# in5omnia/Image_Segmentation

Hardware: AMD Instinct MI355X
Metric: images/sec (fwd+bwd) U-Net 3-class 256x256; IoU parity vs CPU ref (higher is better)
Workload: dtype bf16; 1 GPU; unet(3,3) train step (fwd + ce + bwd + grad all-reduce + AdamW), B=32/GPU 3x256x256, BASELINE config 2; global_batch=32, parallelism=dp1, rccl_ranks=0, rehearsal=False

## Files before the change

image_segmentation_amd/_lib.py:

```python
import ctypes as C
import os

_HERE = os.path.dirname(os.path.abspath(__file__))
LIB_PATH = os.path.join(_HERE, "csrc", "libsegk.so")

F32, BF16 = 0, 1
ABI_VERSION = 318
MAX_CLASSES = 8
MAX_VIEWS = 16
MSE_PART_FLOATS = 1024

_vp, _fp, _i, _l, _f, _d = C.c_void_p, C.c_void_p, C.c_int, C.c_long, C.c_float, C.c_double

SIGNATURES = {
    "segk_version": (_i, []),
    "segk_entry_count": (_i, []),
    "segk_clock_probe": (_i, [_vp, _i, _i, _i, _vp]),
    "segk_debug_poison_tickets": (_i, [C.c_uint64, _vp]),
    "segk_build_id": (C.c_char_p, []),
    "segk_last_error": (C.c_char_p, []),
    "segk_nchw_to_nhwc": (_i, [_fp, _vp, _i, _i, _i, _i, _i, _i, _vp]),
    "segk_nhwc_to_nchw": (_i, [_vp, _fp, _i, _i, _i, _i, _i, _i, _vp]),
    "segk_pack_conv_weight": (_i, [_fp, _vp, _i, _i, _i, _i, _i, _i, _i, _i, _i, _vp]),
    "segk_pack_conv3x3_both": (_i, [_fp, _vp, _vp, _i, _i, _i, _i, _i, _i, _i, _vp]),
    "segk_pack_multi": (_i, [_vp, _i, _i, _i, _vp]),
    "segk_pack_convt_chunk": (_i, []),
    "segk_pack_convt_weight": (_i, [_fp, _vp, _i, _i, _i, _i, _i, _i, _vp]),
    "segk_conv_tiles": (_i, [_i, _i, _i, _i, _i, _i]),
    "segk_bn_stats_floats": (_i, [_i, _i]),
    "segk_conv3x3": (_i, [_vp, _vp, _vp, _fp, _fp, _fp, _vp, _vp, _fp, _i, _i, _i, _i, _i, _i, _i, _i, _vp]),
    "segk_conv_writes_act_q": (_i, [_i, _i, _i]),
    "segk_conv3x3_act": (_i, [_vp, _vp, _fp, _fp, _vp, _vp, _fp, _i, _i, _i, _i, _i, _i, _vp]),
    "segk_stem3x3_rows": (_i, [_i, _i, _i, _i, _i, _i]),
    "segk_stem3x3": (_i, [_fp, _fp, _vp, _vp, _fp, _i, _i, _i, _i, _i, _i, _vp]),
    "segk_stem3x3_wgrad_slabs": (_i, [_i, _i, _i, _i, _i, _i]),
    "segk_stem3x3_wgrad": (_i, [_fp, _vp, _fp, _i, _i, _i, _i, _i, _i, _vp]),
    "segk_conv1x1": (_i, [_vp, _vp, _fp, _vp, _i, _i, _i, _i, _i, _i, _vp]),
    "segk_convt2x2_fwd": (_i, [_vp, _vp, _fp, _vp, _i, _i, _i, _i, _i, _i, _vp]),
    "segk_convt2x2_dgrad": (_i, [_vp, _vp, _vp, _i, _i, _i, _i, _i, _i, _vp]),
    "segk_wgrad_tiles": (_i, [_i, _i, _i, _i, _i]),
    "segk_wgrad_split": (_i, [_i, _i, _i, _i, _i, _i]),
    "segk_wgrad": (_i, [_vp, _vp, _vp, _fp, _fp, _fp, _vp, _i, _i, _i, _i, _i, _i, _i, _i, _i, _vp]),
    "segk_wgrad_reduce": (_i, [_fp, _i, _fp, _i, _i, _i, _i, _i, _i, _i, _vp]),
    "segk_wgrad_reduce_multi": (_i, [_vp, _i, _vp]),
    "segk_bn_finalize": (_i, [_fp, _i, _i, _i, _d, _fp, _fp, _fp, _fp, _fp, _f, _f, _i, _fp, _fp, _fp, _fp, _vp]),
    "segk_bn_relu_apply": (_i, [_vp, _vp, _fp, _fp, _l, _i, _i, _vp]),
    "segk_bn_relu_apply_pool": (_i, [_vp, _vp, _vp, _fp, _fp, _i, _i, _i, _i, _i, _vp]),
    "segk_bn_bwd_blocks": (_i, [_l, _i, _i]),
    "segk_bn_relu_bwd": (_i, [_vp, _vp, _vp, _fp, _fp, _fp, _fp, _l, _i, _i, _fp, _fp, _fp, _fp, _i, _vp]),
    "segk_channel_sum": (_i, [_vp, _l, _i, _i, _fp, _fp, _i, _vp]),
    "segk_maxpool2x2_fwd": (_i, [_vp, _vp, _i, _i, _i, _i, _i, _vp]),
    "segk_maxpool2x2_bwd": (_i, [_vp, _vp, _vp, _i, _i, _i, _i, _i, _i, _vp]),
    "segk_maxpool_bwd_stat_blocks": (_i, [_i, _i, _i, _i, _i]),
    "segk_maxpool2x2_bwd_bnstat": (_i, [_vp, _vp, _vp, _i, _i, _i, _i, _i, _fp, _fp, _fp, _fp, _fp, _vp, _i, _vp]),
    "segk_bn_relu_bwd_from_part": (_i, [_vp, _vp, _vp, _fp, _fp, _fp, _fp, _l, _i, _i, _fp, _i, _fp, _fp, _fp, _i, _vp]),
    "segk_bilinear_fwd": (_i, [_vp, _vp, _i, _i, _i, _i, _i, _i, _i, _vp]),
    "segk_bilinear_bwd": (_i, [_vp, _vp, _fp, _i, _i, _i, _i, _i, _i, _i, _vp]),
    "segk_linear": (_i, [_vp, _vp, _fp, _vp, _l, _i, _i, _i, _i, _vp]),
    "segk_vit_patchify": (_i, [_fp, _vp, _i, _i, _i, _i, _i, _i, _i, _vp]),
    "segk_vit_embed_ln": (_i, [_vp, _fp, _fp, _fp, _fp, _f, _fp, _i, _i, _i, _i, _i, _vp]),
    "segk_add_layernorm": (_i, [_fp, _vp, _fp, _fp, _f, _vp, _l, _i, _i, _i, _vp]),
    "segk_linear_splitk": (_i, [_vp, _vp, _fp, _vp, _l, _i, _i, _i, _i, _vp]),
    "segk_add_layernorm_parts": (_i, [_fp, _vp, _i, _l, _fp, _fp, _f, _vp, _l, _i, _i, _i, _vp]),
    "segk_attention": (_i, [_vp, _vp, _i, _i, _i, _i, _i, _i, _f, _i, _vp]),
    "segk_vit_tokens_to_grid": (_i, [_fp, _vp, _i, _i, _i, _i, _i, _vp]),
    "segk_resize_pad": (_i, [_vp, _vp, _i, _i, _i, _i, _i, _i, _i, _i, _i, _i, _vp]),
    "segk_crop_resize": (_i, [_fp, _fp, _i, _i, _i, _i, _i, _i, _i, _i, _i, _vp]),
    "segk_resize_pad_u8": (_i, [_vp, _fp, _i, _i, _i, _i, _i, _i, _i, _i, _i, _vp]),
    "segk_predict_mask": (_i, [_vp, _vp, _vp, _vp, _vp, _vp, _vp, _i, _i, _i, _i, _i, _i, _i, _i, _i, _vp]),
    "segk_resize_pad_flip": (_i, [_vp, _vp, _i, _i, _i, _i, _i, _i, _i, _i, _i, _i, _i, _vp]),
    "segk_resize_pad_u8_flip": (_i, [_vp, _fp, _i, _i, _i, _i, _i, _i, _i, _i, _i, _i, _vp]),
    "segk_predict_merge": (_i, [_vp, _i, _i, _i, _i, _i, _i, _vp, _vp, _vp, _vp, _vp, _vp, _vp, _fp, _vp]),
    "segk_tile_gather_u8": (_i, [_vp, _fp, _i, _i, _i, _i, _i, _i, _i, _i, _vp]),
    "segk_tile_gather": (_i, [_fp, _fp, _i, _i, _i, _i, _i, _i, _i, _i, _vp]),
    "segk_predict_tiles": (_i, [_fp, _i, _i, _i, _i, _i, _i, _i, _i, _vp, _vp, _vp, _vp, _vp, _vp, _vp, _fp, _vp]),
    "segk_cc_label": (_i, [_vp, _vp, _vp, _vp, _vp, _vp, _vp, _vp, _i, _i, _i, _i, _i, _vp]),
    "segk_cc_clean": (_i, [_vp, _vp, _vp, _vp, _vp, _i, _i, _i, _i, _i, _vp]),
    "segk_mask_finish": (_i, [_vp, _vp, _vp, _vp, _vp, _vp, _i, _i, _i, _vp]),
    "segk_head_fwd": (_i, [_vp, _fp, _fp, _fp, _i, _i, _i, _i, _i, _i, _i, _vp]),
    "segk_head_fwd_bn": (_i, [_vp, _fp, _fp, _fp, _fp, _fp, _i, _i, _i, _i, _i, _i, _i, _vp]),
    "segk_head_bwd_bn": (_i, [_fp, _vp, _fp, _vp, _fp, _fp, _fp, _i, _i, _i, _i, _i, _i, _fp, _fp, _fp, _fp, _fp, _i, _vp]),
    "segk_head_part_floats": (_i, [_l, _i]),
    "segk_head_bwd": (_i, [_fp, _vp, _fp, _vp, _fp, _fp, _fp, _i, _i, _i, _i, _i, _i, _i, _vp]),
    "segk_head_bwd_blocks": (_i, [_l]),
    "segk_head_bwd_bnstat": (_i, [_fp, _vp, _fp, _vp, _fp, _fp, _fp, _i, _i, _i, _i, _i, _i, _fp, _fp, _fp, _fp, _fp, _i, _vp]),
    "segk_loss_part_floats": (_i, [_l]),
    "segk_loss_state_floats": (_i, []),
    "segk_loss_fwd": (_i, [_fp, _vp, _fp, _i, _i, _l, _i, _f, _f, _f, _fp, _fp, _fp, _vp]),
    "segk_loss_bwd": (_i, [_fp, _vp, _fp, _fp, _fp, _i, _i, _l, _i, _f, _f, _fp, _vp]),
    "segk_prompt_mix_fwd": (_i, [_fp, _fp, _fp, _i, _l, _vp]),
    "segk_prompt_mix_bwd": (_i, [_fp, _fp, _fp, _fp, _i, _l, _vp]),
    "segk_prob_loss_fwd": (_i, [_fp, _vp, _fp, _i, _i, _l, _i, _f, _f, _f, _i, _f, _fp, _fp, _fp, _vp]),
    "segk_prob_loss_bwd": (_i, [_fp, _vp, _fp, _fp, _fp, _i, _i, _l, _i, _f, _f, _i, _f, _fp, _vp]),
    "segk_confusion": (_i, [_fp, _vp, _i, _i, _l, _vp, _vp]),
    "segk_recon_head_fwd": (_i, [_vp, _fp, _fp, _fp, _i, _i, _i, _i, _i, _i, _i, _vp]),
    "segk_recon_sigmoid_bwd": (_i, [_fp, _fp, _vp, _i, _i, _i, _i, _i, _i, _vp]),
    "segk_mse_fwd": (_i, [_fp, _fp, _fp, _i, _fp, _l, _i, _vp]),
    "segk_mse_bwd": (_i, [_fp, _fp, _fp, _fp, _fp, _l, _i, _vp]),
    "segk_prompt_scores": (_i, [_vp, _vp, _vp, _vp, _i, _i, _vp, _vp, _i, _i, _i, _i, _vp]),
    "segk_prompt_make": (_i, [_vp, _vp, _vp, _vp, _vp, _i, _fp, _vp, _vp, _vp, _vp, _i, _i, _i, _i, _i, _vp]),
    "segk_prompt_heatmap": (_i, [_vp, _i, _vp, _i, _fp, _i, _i, _vp]),
    "segk_aug_prefilter": (_i, [_vp, _i, _i, _vp]),
    "segk_aug_resample": (_i, [_vp, _i, _i, _vp, _vp, _i, _vp, _i, _vp, _i, _vp, _fp, _vp, _vp, _vp]),
    "segk_aug_merge": (_i, [_vp, _vp, _i, _i, _vp, _fp, _vp, _vp, _vp]),
    "segk_label_hist": (_i, [_vp, _l, _i, _i, _i, _l, _vp, _vp]),
    "segk_rgb_label_to_classes": (_i, [_vp, _vp, _l, _vp]),
    "segk_perturb_point": (_i, [_vp, _i, _i, _i, _vp, _vp]),
    "segk_perturb_blur": (_i, [_vp, _i, _i, _i, _vp]),
}



class ReduceJob(C.Structure):
    _fields_ = [("src", C.c_void_p), ("dst", C.c_void_p), ("kind", C.c_int), ("S", C.c_int), ("N", C.c_int), ("CA", C.c_int),
                ("CB", C.c_int), ("Np", C.c_int), ("CAp", C.c_int), ("CBp", C.c_int), ("taps", C.c_int), ("pad_", C.c_int)]


_lib = None


def load():
    global _lib, LIB_PATH
    if _lib is None:
        if os.environ.get("SEGK_LIB"):
            LIB_PATH = os.path.abspath(os.environ["SEGK_LIB"])
        if not os.path.exists(LIB_PATH):
            raise RuntimeError(
                f"{LIB_PATH} not found: the HIP extension is required (no CPU/eager fallback exists). "
                "Build it with `python -m image_segmentation_amd.build`.")
        lib = C.CDLL(LIB_PATH)
        for name, (res, args) in SIGNATURES.items():
            try:
                fn = getattr(lib, name)
            except AttributeError:
                raise RuntimeError(f"{LIB_PATH} does not export {name}: it was built from another include/segk.h than "
                                   "this binding (rebuild with `python -m image_segmentation_amd.build`)") from None
            fn.restype = res
            fn.argtypes = args
        ver, nent = lib.segk_version(), lib.segk_entry_count()
        if ver != ABI_VERSION or nent != len(SIGNATURES):
            raise RuntimeError(f"{LIB_PATH}: ABI version {ver} with {nent} entries, this binding expects version "
                               f"{ABI_VERSION} with {len(SIGNATURES)} entries -- refusing to drive a library built from "
                               "another include/segk.h")
        _lib = lib
    return _lib


def call(name, *args):
    lib = load()
    rc = getattr(lib, name)(*args)
    if rc != 0:
        raise RuntimeError(f"{name} failed ({rc}): {lib.segk_last_error().decode()}")


def build_id():
    return load().segk_build_id().decode()


def query(name, *args):
    return getattr(load(), name)(*args)
```

image_segmentation_amd/build.py:

```python
import os
import subprocess
import sys
from concurrent.futures import ThreadPoolExecutor

CSRC = os.path.join(os.path.dirname(os.path.abspath(__file__)), "csrc")
SOURCES = ["api.hip", "conv_igemm.hip", "conv_rs.hip", "convt_stream.hip", "stem.hip", "wgrad.hip", "bn_pool.hip", "pack.hip", "head_loss.hip", "recon.hip", "prompt.hip", "augment.hip", "perturb.hip", "components.hip", "resize.hip", "tiles.hip", "vit.hip", "gemm.hip", "probe.hip"]
LIB = os.path.join(CSRC, "libsegk.so")
FLAGS = ["--offload-arch=gfx950", "-O3", "-fPIC", "-std=c++17", "-ffp-contract=off", "-Wall", "-Wno-unused-function"]


def _hipcc():
    for c in (os.environ.get("HIPCC"), "/opt/rocm/bin/hipcc", "hipcc"):
        if c and (os.path.isabs(c) and os.path.exists(c) or not os.path.isabs(c)):
            return c
    raise RuntimeError("hipcc not found")


def source_hash() -> str:
    import hashlib
    h = hashlib.sha256()
    files = sorted(f for f in os.listdir(CSRC) if f.endswith((".hip", ".hpp", ".h")))
    paths = [os.path.join(CSRC, f) for f in files] + \
            [os.path.join(os.path.dirname(os.path.dirname(CSRC)), "include", "segk.h")]
    for path in paths:
        h.update(os.path.basename(path).encode() + b"\0")
        h.update(open(path, "rb").read())
    return h.hexdigest()[:16]


def _stale(obj, src):
    if not os.path.exists(obj):
        return True
    t = os.path.getmtime(obj)
    deps = [src] + [os.path.join(CSRC, h) for h in ("common.hpp", "segk_internal.h")] + \
           [os.path.join(os.path.dirname(os.path.dirname(CSRC)), "include", "segk.h")]
    return any(os.path.getmtime(d) > t for d in deps)


def build(force: bool = False, verbose: bool = True) -> str:
    hipcc = _hipcc()
    objs, jobs = [], []
    bid = source_hash()
    stamp = os.path.join(CSRC, ".build_id")
    id_changed = not os.path.exists(stamp) or open(stamp).read().strip() != bid
    for s in SOURCES:
        src = os.path.join(CSRC, s)
        obj = os.path.join(CSRC, s.replace(".hip", ".o"))
        objs.append(obj)
        extra = [f'-DSEGK_BUILD_ID="{bid}"'] if s == "api.hip" else []
        if force or _stale(obj, src) or (extra and id_changed):
            jobs.append([hipcc, *FLAGS, *extra, "-c", src, "-o", obj])

    def run(cmd):
        if verbose:
            print(" ".join(cmd), flush=True)
        r = subprocess.run(cmd, capture_output=True, text=True)
        if r.returncode != 0:
            raise RuntimeError(f"hipcc failed: {' '.join(cmd)}\n{r.stdout}\n{r.stderr}")
        if verbose and r.stderr.strip():
            print(r.stderr, file=sys.stderr)

    with ThreadPoolExecutor(max_workers=6) as ex:
        list(ex.map(run, jobs))
    if jobs or not os.path.exists(LIB):
        run([hipcc, "--offload-arch=gfx950", "-shared", "-fPIC", "-o", LIB, *objs])
    with open(stamp, "w") as f:
        f.write(bid + "\n")
    return LIB
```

============

Your objective: Scan the material for lines with the word "subprocess", and copy each line you find.

Solution to this exercise:
import subprocess
        r = subprocess.run(cmd, capture_output=True, text=True)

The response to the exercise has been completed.